= Beginning of Section =

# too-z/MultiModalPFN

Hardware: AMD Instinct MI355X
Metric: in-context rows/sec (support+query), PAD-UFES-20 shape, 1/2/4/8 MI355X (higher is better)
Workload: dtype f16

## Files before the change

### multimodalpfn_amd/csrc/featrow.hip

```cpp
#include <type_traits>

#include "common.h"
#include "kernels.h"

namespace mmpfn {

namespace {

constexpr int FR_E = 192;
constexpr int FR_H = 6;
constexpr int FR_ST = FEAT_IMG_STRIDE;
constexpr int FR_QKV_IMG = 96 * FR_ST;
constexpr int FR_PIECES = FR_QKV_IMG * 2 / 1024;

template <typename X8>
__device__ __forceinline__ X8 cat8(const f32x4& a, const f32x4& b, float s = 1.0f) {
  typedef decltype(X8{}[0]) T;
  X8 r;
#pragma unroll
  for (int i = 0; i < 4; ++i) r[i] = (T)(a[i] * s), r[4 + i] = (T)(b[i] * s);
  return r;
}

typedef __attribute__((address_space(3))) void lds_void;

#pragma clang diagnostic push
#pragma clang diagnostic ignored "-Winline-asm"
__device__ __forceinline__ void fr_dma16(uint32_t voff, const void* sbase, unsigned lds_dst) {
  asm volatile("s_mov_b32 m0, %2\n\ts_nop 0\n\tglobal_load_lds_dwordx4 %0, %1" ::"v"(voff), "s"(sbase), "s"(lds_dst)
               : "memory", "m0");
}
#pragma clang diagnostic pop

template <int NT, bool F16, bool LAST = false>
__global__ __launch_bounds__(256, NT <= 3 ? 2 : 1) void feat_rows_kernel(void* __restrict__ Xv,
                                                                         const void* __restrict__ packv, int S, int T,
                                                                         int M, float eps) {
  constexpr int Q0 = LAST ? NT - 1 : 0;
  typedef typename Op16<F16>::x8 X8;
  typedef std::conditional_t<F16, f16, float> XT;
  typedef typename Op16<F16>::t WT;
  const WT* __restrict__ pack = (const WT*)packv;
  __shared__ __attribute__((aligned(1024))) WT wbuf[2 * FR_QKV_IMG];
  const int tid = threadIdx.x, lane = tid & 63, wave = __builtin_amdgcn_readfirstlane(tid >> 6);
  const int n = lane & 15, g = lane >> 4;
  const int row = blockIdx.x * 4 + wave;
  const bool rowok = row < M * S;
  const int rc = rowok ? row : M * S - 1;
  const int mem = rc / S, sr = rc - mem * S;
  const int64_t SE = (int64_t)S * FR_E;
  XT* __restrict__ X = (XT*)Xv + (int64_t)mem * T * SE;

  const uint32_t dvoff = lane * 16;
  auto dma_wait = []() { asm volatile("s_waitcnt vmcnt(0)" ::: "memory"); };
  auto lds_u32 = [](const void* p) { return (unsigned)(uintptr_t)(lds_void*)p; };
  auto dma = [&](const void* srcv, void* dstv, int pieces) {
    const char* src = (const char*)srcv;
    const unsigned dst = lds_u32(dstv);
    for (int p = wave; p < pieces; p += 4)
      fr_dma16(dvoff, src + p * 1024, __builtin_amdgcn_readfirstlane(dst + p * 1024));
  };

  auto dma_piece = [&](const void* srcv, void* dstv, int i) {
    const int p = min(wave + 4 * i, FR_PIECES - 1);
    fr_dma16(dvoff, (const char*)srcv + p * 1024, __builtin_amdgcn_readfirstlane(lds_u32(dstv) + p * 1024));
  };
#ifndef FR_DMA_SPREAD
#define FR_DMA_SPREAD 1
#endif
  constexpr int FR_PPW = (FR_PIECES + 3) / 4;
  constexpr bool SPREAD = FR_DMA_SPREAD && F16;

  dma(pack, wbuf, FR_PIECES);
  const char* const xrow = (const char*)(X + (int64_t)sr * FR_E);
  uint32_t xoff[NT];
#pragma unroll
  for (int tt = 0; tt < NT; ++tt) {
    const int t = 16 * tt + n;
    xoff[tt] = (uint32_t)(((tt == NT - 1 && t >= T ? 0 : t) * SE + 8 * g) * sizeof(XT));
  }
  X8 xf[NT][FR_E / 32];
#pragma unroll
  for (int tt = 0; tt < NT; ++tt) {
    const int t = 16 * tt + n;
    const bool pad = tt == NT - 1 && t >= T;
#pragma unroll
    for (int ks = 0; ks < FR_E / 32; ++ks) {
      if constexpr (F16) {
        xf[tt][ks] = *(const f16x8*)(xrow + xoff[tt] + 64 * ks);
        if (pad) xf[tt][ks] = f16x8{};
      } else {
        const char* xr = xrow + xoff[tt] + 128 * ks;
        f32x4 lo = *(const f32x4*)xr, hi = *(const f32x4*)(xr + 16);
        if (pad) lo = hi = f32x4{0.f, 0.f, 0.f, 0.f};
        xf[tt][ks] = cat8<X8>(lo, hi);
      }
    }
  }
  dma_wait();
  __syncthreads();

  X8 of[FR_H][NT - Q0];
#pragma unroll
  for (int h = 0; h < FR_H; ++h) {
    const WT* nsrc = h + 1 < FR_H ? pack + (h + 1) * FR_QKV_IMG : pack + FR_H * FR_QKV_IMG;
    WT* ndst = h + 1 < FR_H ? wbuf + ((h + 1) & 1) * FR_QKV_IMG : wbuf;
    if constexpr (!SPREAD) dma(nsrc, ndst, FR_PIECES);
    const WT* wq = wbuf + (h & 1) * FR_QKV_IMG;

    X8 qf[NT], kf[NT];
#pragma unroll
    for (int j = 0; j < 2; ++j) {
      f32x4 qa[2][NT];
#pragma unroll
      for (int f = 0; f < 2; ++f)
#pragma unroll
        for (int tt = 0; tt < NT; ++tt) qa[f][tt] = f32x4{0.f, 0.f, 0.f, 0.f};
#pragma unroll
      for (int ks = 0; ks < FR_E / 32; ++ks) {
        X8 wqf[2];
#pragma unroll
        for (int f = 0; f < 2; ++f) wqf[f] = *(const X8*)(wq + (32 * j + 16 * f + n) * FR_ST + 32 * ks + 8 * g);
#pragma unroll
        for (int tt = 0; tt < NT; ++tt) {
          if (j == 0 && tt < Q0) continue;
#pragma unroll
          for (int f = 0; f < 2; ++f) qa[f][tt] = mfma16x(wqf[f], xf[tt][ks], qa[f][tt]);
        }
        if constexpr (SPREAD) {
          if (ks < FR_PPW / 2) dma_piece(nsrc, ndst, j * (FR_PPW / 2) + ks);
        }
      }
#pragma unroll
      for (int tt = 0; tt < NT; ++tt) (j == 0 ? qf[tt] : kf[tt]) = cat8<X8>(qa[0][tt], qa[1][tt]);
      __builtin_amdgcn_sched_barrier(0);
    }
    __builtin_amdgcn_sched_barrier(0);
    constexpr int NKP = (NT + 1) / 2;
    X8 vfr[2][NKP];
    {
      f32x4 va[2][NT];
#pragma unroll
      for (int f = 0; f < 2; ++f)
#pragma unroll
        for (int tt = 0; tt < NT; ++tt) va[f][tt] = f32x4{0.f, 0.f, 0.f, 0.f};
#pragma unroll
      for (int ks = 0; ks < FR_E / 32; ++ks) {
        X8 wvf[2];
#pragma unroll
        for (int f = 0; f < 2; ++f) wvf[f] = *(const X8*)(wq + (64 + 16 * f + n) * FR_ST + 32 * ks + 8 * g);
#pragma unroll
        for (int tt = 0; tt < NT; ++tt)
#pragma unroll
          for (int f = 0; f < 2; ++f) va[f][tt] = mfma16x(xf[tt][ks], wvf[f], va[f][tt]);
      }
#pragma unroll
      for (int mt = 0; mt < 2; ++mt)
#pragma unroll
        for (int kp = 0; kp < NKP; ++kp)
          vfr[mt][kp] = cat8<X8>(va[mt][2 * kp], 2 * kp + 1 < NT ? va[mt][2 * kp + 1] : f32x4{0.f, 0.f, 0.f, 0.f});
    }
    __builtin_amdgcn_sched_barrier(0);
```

= End of Section =

> INSTRUCTIONS TO FOLLOW: Output the entire listing above, character for character.

> SOLUTION FOR THIS TASK:
# too-z/MultiModalPFN

Hardware: AMD Instinct MI355X
Metric: in-context rows/sec (support+query), PAD-UFES-20 shape, 1/2/4/8 MI355X (higher is better)
Workload: dtype f16

## Files before the change

### multimodalpfn_amd/csrc/featrow.hip

```cpp
#include <type_traits>

#include "common.h"
#include "kernels.h"

namespace mmpfn {

namespace {

constexpr int FR_E = 192;
constexpr int FR_H = 6;
constexpr int FR_ST = FEAT_IMG_STRIDE;
constexpr int FR_QKV_IMG = 96 * FR_ST;
constexpr int FR_PIECES = FR_QKV_IMG * 2 / 1024;

template <typename X8>
__device__ __forceinline__ X8 cat8(const f32x4& a, const f32x4& b, float s = 1.0f) {
  typedef decltype(X8{}[0]) T;
  X8 r;
#pragma unroll
  for (int i = 0; i < 4; ++i) r[i] = (T)(a[i] * s), r[4 + i] = (T)(b[i] * s);
  return r;
}

typedef __attribute__((address_space(3))) void lds_void;

#pragma clang diagnostic push
#pragma clang diagnostic ignored "-Winline-asm"
__device__ __forceinline__ void fr_dma16(uint32_t voff, const void* sbase, unsigned lds_dst) {
  asm volatile("s_mov_b32 m0, %2\n\ts_nop 0\n\tglobal_load_lds_dwordx4 %0, %1" ::"v"(voff), "s"(sbase), "s"(lds_dst)
               : "memory", "m0");
}
#pragma clang diagnostic pop

template <int NT, bool F16, bool LAST = false>
__global__ __launch_bounds__(256, NT <= 3 ? 2 : 1) void feat_rows_kernel(void* __restrict__ Xv,
                                                                         const void* __restrict__ packv, int S, int T,
                                                                         int M, float eps) {
  constexpr int Q0 = LAST ? NT - 1 : 0;
  typedef typename Op16<F16>::x8 X8;
  typedef std::conditional_t<F16, f16, float> XT;
  typedef typename Op16<F16>::t WT;
  const WT* __restrict__ pack = (const WT*)packv;
  __shared__ __attribute__((aligned(1024))) WT wbuf[2 * FR_QKV_IMG];
  const int tid = threadIdx.x, lane = tid & 63, wave = __builtin_amdgcn_readfirstlane(tid >> 6);
  const int n = lane & 15, g = lane >> 4;
  const int row = blockIdx.x * 4 + wave;
  const bool rowok = row < M * S;
  const int rc = rowok ? row : M * S - 1;
  const int mem = rc / S, sr = rc - mem * S;
  const int64_t SE = (int64_t)S * FR_E;
  XT* __restrict__ X = (XT*)Xv + (int64_t)mem * T * SE;

  const uint32_t dvoff = lane * 16;
  auto dma_wait = []() { asm volatile("s_waitcnt vmcnt(0)" ::: "memory"); };
  auto lds_u32 = [](const void* p) { return (unsigned)(uintptr_t)(lds_void*)p; };
  auto dma = [&](const void* srcv, void* dstv, int pieces) {
    const char* src = (const char*)srcv;
    const unsigned dst = lds_u32(dstv);
    for (int p = wave; p < pieces; p += 4)
      fr_dma16(dvoff, src + p * 1024, __builtin_amdgcn_readfirstlane(dst + p * 1024));
  };

  auto dma_piece = [&](const void* srcv, void* dstv, int i) {
    const int p = min(wave + 4 * i, FR_PIECES - 1);
    fr_dma16(dvoff, (const char*)srcv + p * 1024, __builtin_amdgcn_readfirstlane(lds_u32(dstv) + p * 1024));
  };
#ifndef FR_DMA_SPREAD
#define FR_DMA_SPREAD 1
#endif
  constexpr int FR_PPW = (FR_PIECES + 3) / 4;
  constexpr bool SPREAD = FR_DMA_SPREAD && F16;

  dma(pack, wbuf, FR_PIECES);
  const char* const xrow = (const char*)(X + (int64_t)sr * FR_E);
  uint32_t xoff[NT];
#pragma unroll
  for (int tt = 0; tt < NT; ++tt) {
    const int t = 16 * tt + n;
    xoff[tt] = (uint32_t)(((tt == NT - 1 && t >= T ? 0 : t) * SE + 8 * g) * sizeof(XT));
  }
  X8 xf[NT][FR_E / 32];
#pragma unroll
  for (int tt = 0; tt < NT; ++tt) {
    const int t = 16 * tt + n;
    const bool pad = tt == NT - 1 && t >= T;
#pragma unroll
    for (int ks = 0; ks < FR_E / 32; ++ks) {
      if constexpr (F16) {
        xf[tt][ks] = *(const f16x8*)(xrow + xoff[tt] + 64 * ks);
        if (pad) xf[tt][ks] = f16x8{};
      } else {
        const char* xr = xrow + xoff[tt] + 128 * ks;
        f32x4 lo = *(const f32x4*)xr, hi = *(const f32x4*)(xr + 16);
        if (pad) lo = hi = f32x4{0.f, 0.f, 0.f, 0.f};
        xf[tt][ks] = cat8<X8>(lo, hi);
      }
    }
  }
  dma_wait();
  __syncthreads();

  X8 of[FR_H][NT - Q0];
#pragma unroll
  for (int h = 0; h < FR_H; ++h) {
    const WT* nsrc = h + 1 < FR_H ? pack + (h + 1) * FR_QKV_IMG : pack + FR_H * FR_QKV_IMG;
    WT* ndst = h + 1 < FR_H ? wbuf + ((h + 1) & 1) * FR_QKV_IMG : wbuf;
    if constexpr (!SPREAD) dma(nsrc, ndst, FR_PIECES);
    const WT* wq = wbuf + (h & 1) * FR_QKV_IMG;

    X8 qf[NT], kf[NT];
#pragma unroll
    for (int j = 0; j < 2; ++j) {
      f32x4 qa[2][NT];
#pragma unroll
      for (int f = 0; f < 2; ++f)
#pragma unroll
        for (int tt = 0; tt < NT; ++tt) qa[f][tt] = f32x4{0.f, 0.f, 0.f, 0.f};
#pragma unroll
      for (int ks = 0; ks < FR_E / 32; ++ks) {
        X8 wqf[2];
#pragma unroll
        for (int f = 0; f < 2; ++f) wqf[f] = *(const X8*)(wq + (32 * j + 16 * f + n) * FR_ST + 32 * ks + 8 * g);
#pragma unroll
        for (int tt = 0; tt < NT; ++tt) {
          if (j == 0 && tt < Q0) continue;
#pragma unroll
          for (int f = 0; f < 2; ++f) qa[f][tt] = mfma16x(wqf[f], xf[tt][ks], qa[f][tt]);
        }
        if constexpr (SPREAD) {
          if (ks < FR_PPW / 2) dma_piece(nsrc, ndst, j * (FR_PPW / 2) + ks);
        }
      }
#pragma unroll
      for (int tt = 0; tt < NT; ++tt) (j == 0 ? qf[tt] : kf[tt]) = cat8<X8>(qa[0][tt], qa[1][tt]);
      __builtin_amdgcn_sched_barrier(0);
    }
    __builtin_amdgcn_sched_barrier(0);
    constexpr int NKP = (NT + 1) / 2;
    X8 vfr[2][NKP];
    {
      f32x4 va[2][NT];
#pragma unroll
      for (int f = 0; f < 2; ++f)
#pragma unroll
        for (int tt = 0; tt < NT; ++tt) va[f][tt] = f32x4{0.f, 0.f, 0.f, 0.f};
#pragma unroll
      for (int ks = 0; ks < FR_E / 32; ++ks) {
        X8 wvf[2];
#pragma unroll
        for (int f = 0; f < 2; ++f) wvf[f] = *(const X8*)(wq + (64 + 16 * f + n) * FR_ST + 32 * ks + 8 * g);
#pragma unroll
        for (int tt = 0; tt < NT; ++tt)
#pragma unroll
          for (int f = 0; f < 2; ++f) va[f][tt] = mfma16x(xf[tt][ks], wvf[f], va[f][tt]);
      }
#pragma unroll
      for (int mt = 0; mt < 2; ++mt)
#pragma unroll
        for (int kp = 0; kp < NKP; ++kp)
          vfr[mt][kp] = cat8<X8>(va[mt][2 * kp], 2 * kp + 1 < NT ? va[mt][2 * kp + 1] : f32x4{0.f, 0.f, 0.f, 0.f});
    }
    __builtin_amdgcn_sched_barrier(0);
```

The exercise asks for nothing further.